**Your instructions**:
Find the line containing "stats[1] = (max_norm" in the entries below. Restate it and each line after it, word for word, up to and including the line containing "float eps, float".

**Dataset entries**:
template <bool NT>
__device__ __forceinline__ uint4 ld16(const void* p) {
  if constexpr (NT) {
    const u32x4_t v = __builtin_nontemporal_load(reinterpret_cast<const u32x4_t*>(p));
    return make_uint4(v.x, v.y, v.z, v.w);
  } else {
    return *reinterpret_cast<const uint4*>(p);
  }
}

template <bool NT>
__device__ __forceinline__ void st16(void* p, uint4 v) {
  if constexpr (NT) {
    const u32x4_t w = {v.x, v.y, v.z, v.w};
    __builtin_nontemporal_store(w, reinterpret_cast<u32x4_t*>(p));
  } else {
    *reinterpret_cast<uint4*>(p) = v;
  }
}

template <class E, bool NT>
struct V8 {
  __device__ static void load(const typename E::T* p, float* f) {
    P8<E> r;
    r.v[0] = ld16<NT>(p);
    if constexpr (!E::is16) r.v[1] = ld16<NT>(p + 4);
    unp8<E>(r, f);
  }
  __device__ static void store(typename E::T* p, const float* f) {
    const P8<E> r = pk8<E>(f);
    st16<NT>(p, r.v[0]);
    if constexpr (!E::is16) st16<NT>(p + 4, r.v[1]);
  }
};

bool stream_nt() { return true; }

constexpr int NORM_BLOCKS = 2048;

template <class G, bool NT>
__global__ __launch_bounds__(256) void sumsq_kernel(const typename G::T* __restrict__ g, long n8,
                                                    float* __restrict__ partial) {
  float s = 0.f;
  for (long i = blockIdx.x * 256L + threadIdx.x; i < n8; i += (long)gridDim.x * 256) {
    float x[8];
    V8<G, NT>::load(g + i * 8, x);
#pragma unroll
    for (int j = 0; j < 8; ++j) s += x[j] * x[j];
  }
  __shared__ float red[4];
  s = block_sum<256>(s, red);
  if (threadIdx.x == 0) partial[blockIdx.x] = s;
}

__global__ __launch_bounds__(1024) void norm_finish_kernel(const float* __restrict__ partial,
                                                           int np, float extra_sumsq_scale,
                                                           float max_norm,
                                                           float* __restrict__ stats) {
  float s = 0.f;
  const int n4 = np >> 2;
  const float4* p4 = reinterpret_cast<const float4*>(partial);
  if ((reinterpret_cast<uintptr_t>(partial) & 15) == 0) {
    for (int i = threadIdx.x; i < n4; i += 1024) {
      const float4 v = p4[i];
      s += (v.x + v.y) + (v.z + v.w);
    }
    for (int i = 4 * n4 + threadIdx.x; i < np; i += 1024) s += partial[i];
  } else {
    for (int i = threadIdx.x; i < np; i += 1024) s += partial[i];
  }
  __shared__ float red[16];
  s = block_sum<1024>(s, red);
  if (threadIdx.x == 0) {
    const float norm = sqrtf(s * extra_sumsq_scale);
    stats[0] = norm;
    const bool bad = !isfinite(norm);
    stats[1] = (max_norm > 0.f && !bad) ? fminf(1.f, max_norm / (norm + 1e-6f)) : 1.f;
    stats[2] = (bad || stats[2] != 0.f) ? 1.f : 0.f;
  }
}

template <class P, class S, bool NT>
__global__ __launch_bounds__(256) void adamw_kernel(typename P::T* __restrict__ p,
                                                    const typename P::T* __restrict__ g,
                                                    typename S::T* __restrict__ m,
                                                    typename S::T* __restrict__ v,
                                                    long n8, float lr, float beta1, float beta2,
                                                    float eps, float wd, float inv_bc1,
                                                    float inv_sqrt_bc2,
                                                    const float* __restrict__ stats,
                                                    const float* __restrict__ hyper, int exact) {
  if (stats[2] != 0.f) return;
  if (hyper != nullptr) {
    lr = hyper[0];
    inv_bc1 = hyper[1];
    inv_sqrt_bc2 = hyper[2];
  }
  const float coef = stats[1];
  const float decay = 1.f - lr * wd;
  const float step = lr * inv_bc1;
  for (long i = blockIdx.x * 256L + threadIdx.x; i < n8; i += (long)gridDim.x * 256) {
    float pf[8], gf[8], mf[8], vf[8];
    V8<P, NT>::load(p + i * 8, pf);
    V8<P, NT>::load(g + i * 8, gf);
    V8<S, NT>::load(m + i * 8, mf);
    V8<S, NT>::load(v + i * 8, vf);
#pragma unroll
    for (int j = 0; j < 8; ++j) {
      const float gj = gf[j] * coef;
      pf[j] *= decay;
      mf[j] += (gj - mf[j]) * (1.f - beta1);
      vf[j] = vf[j] * beta2 + (1.f - beta2) * gj * gj;
      if (exact) {
        const float denom = sqrtf(vf[j]) * inv_sqrt_bc2 + eps;
        pf[j] -= step * mf[j] / denom;
      } else {
        const float denom = fast_sqrt(vf[j]) * inv_sqrt_bc2 + eps;
        pf[j] -= step * mf[j] * fast_rcp(denom);
      }
    }
    V8<P, NT>::store(p + i * 8, pf);
    V8<S, NT>::store(m + i * 8, mf);
    V8<S, NT>::store(v + i * 8, vf);
  }
}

**Answer space**:
    stats[1] = (max_norm > 0.f && !bad) ? fminf(1.f, max_norm / (norm + 1e-6f)) : 1.f;
    stats[2] = (bad || stats[2] != 0.f) ? 1.f : 0.f;
  }
}

template <class P, class S, bool NT>
__global__ __launch_bounds__(256) void adamw_kernel(typename P::T* __restrict__ p,
                                                    const typename P::T* __restrict__ g,
                                                    typename S::T* __restrict__ m,
                                                    typename S::T* __restrict__ v,
                                                    long n8, float lr, float beta1, float beta2,
                                                    float eps, float wd, float inv_bc1,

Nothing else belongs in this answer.